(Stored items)
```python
def _load():
    if not os.path.exists(LIB_PATH):
        raise ImportError(
            f"libslam355.so not found at {LIB_PATH}: build it with "
            "`make -C slam-1_amd` (or __graft_entry__.build()). slam355 has no CPU fallback."
        )
    import torch

    lib = ctypes.CDLL(LIB_PATH)
    for name, argtypes in SIGNATURES.items():
        fn = getattr(lib, name)
        fn.argtypes = argtypes
        fn.restype = _RESTYPE.get(name, c_int)
    return lib


lib = _load()


def check(rc: int, what: str = "") -> None:
    if rc != 0:
        msg = lib.slam_last_error().decode(errors="replace")
        raise SlamError(f"{what or 'libslam355'} failed ({rc}): {msg}")


def call(name: str, *args) -> None:
    check(getattr(lib, name)(*args), name)
```

### slam-1_amd/slam355/geometry.py

```python
from __future__ import annotations

import ctypes

import numpy as np
import torch

from . import _lib
from .device import ptr, require_gpu, stream_ptr

PNP_DEFAULTS = dict(n_hyp=100, reproj_thresh=8.0, hyp_iters=10, refine_iters=20)


def gather_matches(kpq, kpt, pairs, count, desq=None, dest=None, out=None, stream=None):
    B, p_cap, _ = pairs.shape
    dev = pairs.device
    if out is None:
        ptq = torch.zeros((B, p_cap, 2), dtype=torch.float64, device=dev)
        ptt = torch.zeros((B, p_cap, 2), dtype=torch.float64, device=dev)
        dq = dt = None
        if desq is not None:
            dq = torch.zeros((B, p_cap, 32), dtype=torch.uint8, device=dev)
            dt = torch.zeros((B, p_cap, 32), dtype=torch.uint8, device=dev)
    else:
        ptq, ptt, dq, dt = out
    _lib.call("slam_gather_matches", ptr(kpq), kpq.shape[1], ptr(kpt), kpt.shape[1], ptr(desq),
              ptr(dest), ptr(pairs), ptr(count), p_cap, B, ptr(ptq), ptr(ptt), ptr(dq), ptr(dt),
              stream_ptr(stream))
    return ptq, ptt, dq, dt


def gather_temporal(X, ptl, kp_next, pairs, count, out=None, stream=None):
    B, pcap, _ = pairs.shape
    dev = pairs.device
    if out is None:
        Q1 = torch.zeros((B, pcap, 3), dtype=torch.float64, device=dev)
        q2 = torch.zeros((B, pcap, 2), dtype=torch.float64, device=dev)
        q1 = torch.zeros((B, pcap, 2), dtype=torch.float64, device=dev)
    else:
        Q1, q2, q1 = out
    _lib.call("slam_gather_temporal", ptr(X), ptr(ptl), X.shape[1], ptr(kp_next), kp_next.shape[1],
              ptr(pairs), ptr(count), pcap, B, ptr(Q1), ptr(q2), ptr(q1), stream_ptr(stream))
    return Q1, q2, q1


def fundamental_lmeds(m1, m2, count, seed=0, item0=0, n_hyp=300, out=None, stream=None):
    B, cap, _ = m1.shape
    dev = m1.device
    if out is None:
        mask = torch.zeros((B, max(cap, 1)), dtype=torch.uint8, device=dev)
        F = torch.zeros((B, 9), dtype=torch.float64, device=dev)
        ninl = torch.zeros((B,), dtype=torch.int32, device=dev)
    else:
        mask, F, ninl = out
    _lib.call("slam_fundamental_lmeds", ptr(m1), ptr(m2), ptr(count), cap, B,
              int(seed) & ((1 << 64) - 1), int(item0), int(n_hyp), ptr(mask), ptr(F), ptr(ninl),
              stream_ptr(stream))
    return mask, F, ninl


def filter_pairs(pairs, count, mask, out=None, stream=None):
    B, cap, _ = pairs.shape
    if out is None:
        o = torch.empty_like(pairs)
        oc = torch.empty((B,), dtype=torch.int32, device=pairs.device)
    else:
        o, oc = out
    _lib.call("slam_filter_pairs", ptr(pairs), ptr(count), ptr(mask), cap, B, ptr(o), ptr(oc),
              stream_ptr(stream))
    return o, oc


def triangulate(ptl, ptr_, count, P_l, P_r, out=None, stream=None):
    B, cap, _ = ptl.shape
    Pl = P_l if isinstance(P_l, torch.Tensor) else torch.as_tensor(np.asarray(P_l, np.float64),
                                                                   device=ptl.device)
    Pr = P_r if isinstance(P_r, torch.Tensor) else torch.as_tensor(np.asarray(P_r, np.float64),
                                                                   device=ptl.device)
    Pl, Pr = Pl.contiguous(), Pr.contiguous()
    stride = 12 if Pl.dim() == 3 else 0
    X = out if out is not None else torch.zeros((B, cap, 3), dtype=torch.float64, device=ptl.device)
    _lib.call("slam_triangulate", ptr(ptl), ptr(ptr_), ptr(count), cap, B, ptr(Pl), ptr(Pr), stride,
              ptr(X), stream_ptr(stream))
    return X
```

### Your goal
Copy out each line of the records that holds the string "pcap".

### Response for this exercise
    B, pcap, _ = pairs.shape
        Q1 = torch.zeros((B, pcap, 3), dtype=torch.float64, device=dev)
        q2 = torch.zeros((B, pcap, 2), dtype=torch.float64, device=dev)
        q1 = torch.zeros((B, pcap, 2), dtype=torch.float64, device=dev)
              ptr(pairs), ptr(count), pcap, B, ptr(Q1), ptr(q2), ptr(q1), stream_ptr(stream))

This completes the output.